> _Description of the task_
All lines from the one with "for (int a = 0;" onward, through the last line of the records below, are to be retyped word for word.

> _Supplied material_
__device__ __forceinline__ void stage_in(const DevParams& P, const uint8_t* state, int env0, int n_here, bool zero) {
    const int chunks = (int)(P.L.record_bytes / 8);
    const int total = n_here * chunks;
    const uint2* src = (const uint2*)(state + (size_t)env0 * P.L.record_bytes);
    for (int i = threadIdx.x; i < total; i += blockDim.x) {
        int e = i / chunks, w = i - e * chunks;
        uint2 v = zero ? make_uint2(0u, 0u) : src[i];
        ((uint2*)(g_smem + (size_t)e * P.rec_stride))[w] = v;
    }
    __syncthreads();
}
// ... 139 lines not shown
            CLK_MARK(1);
            c.fov_done = false, c.n_live = -1;
            for (int ph = 0; ph < AGAR_FIELD_PHASES; ++ph) {
                if (ph == 0 ? psync : psync_field) __syncthreads();
                if (ph == 0) CLK_MARK(2);
                if (active) field_update_phase<W, FULL>(c, P, ph);
                CLK_MARK(3 + ph);
            }
            if (active) {
                if (c.lane == 0) c.h->frame += 1;
                c.t.sync();
            }
            CLK_MARK(12);
        }
        if (active && c.lane == 0 && (P.turn_reward || P.turn_done))
            for (int a = 0; a < A; ++a) {
                if (P.turn_reward) P.turn_reward[(size_t)env * A + a] = (float)c.pl[a].bot.last_reward;
                if (P.turn_done) P.turn_done[(size_t)env * A + a] = (uint8_t)c.pl[a].bot.exp_done;
            }
    }
    if (P.stage == 1) stage_out(P, state, env0, n_here);
    if (P.stage >= 2) {
        __syncthreads();
        pel_cache_copy(P, state, env0, n_here, tiles, false);
    }
    export_tail(P, obs, env0, n_here);
}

> _Completed exercise_
            for (int a = 0; a < A; ++a) {
                if (P.turn_reward) P.turn_reward[(size_t)env * A + a] = (float)c.pl[a].bot.last_reward;
                if (P.turn_done) P.turn_done[(size_t)env * A + a] = (uint8_t)c.pl[a].bot.exp_done;
            }
    }
    if (P.stage == 1) stage_out(P, state, env0, n_here);
    if (P.stage >= 2) {
        __syncthreads();
        pel_cache_copy(P, state, env0, n_here, tiles, false);
    }
    export_tail(P, obs, env0, n_here);
}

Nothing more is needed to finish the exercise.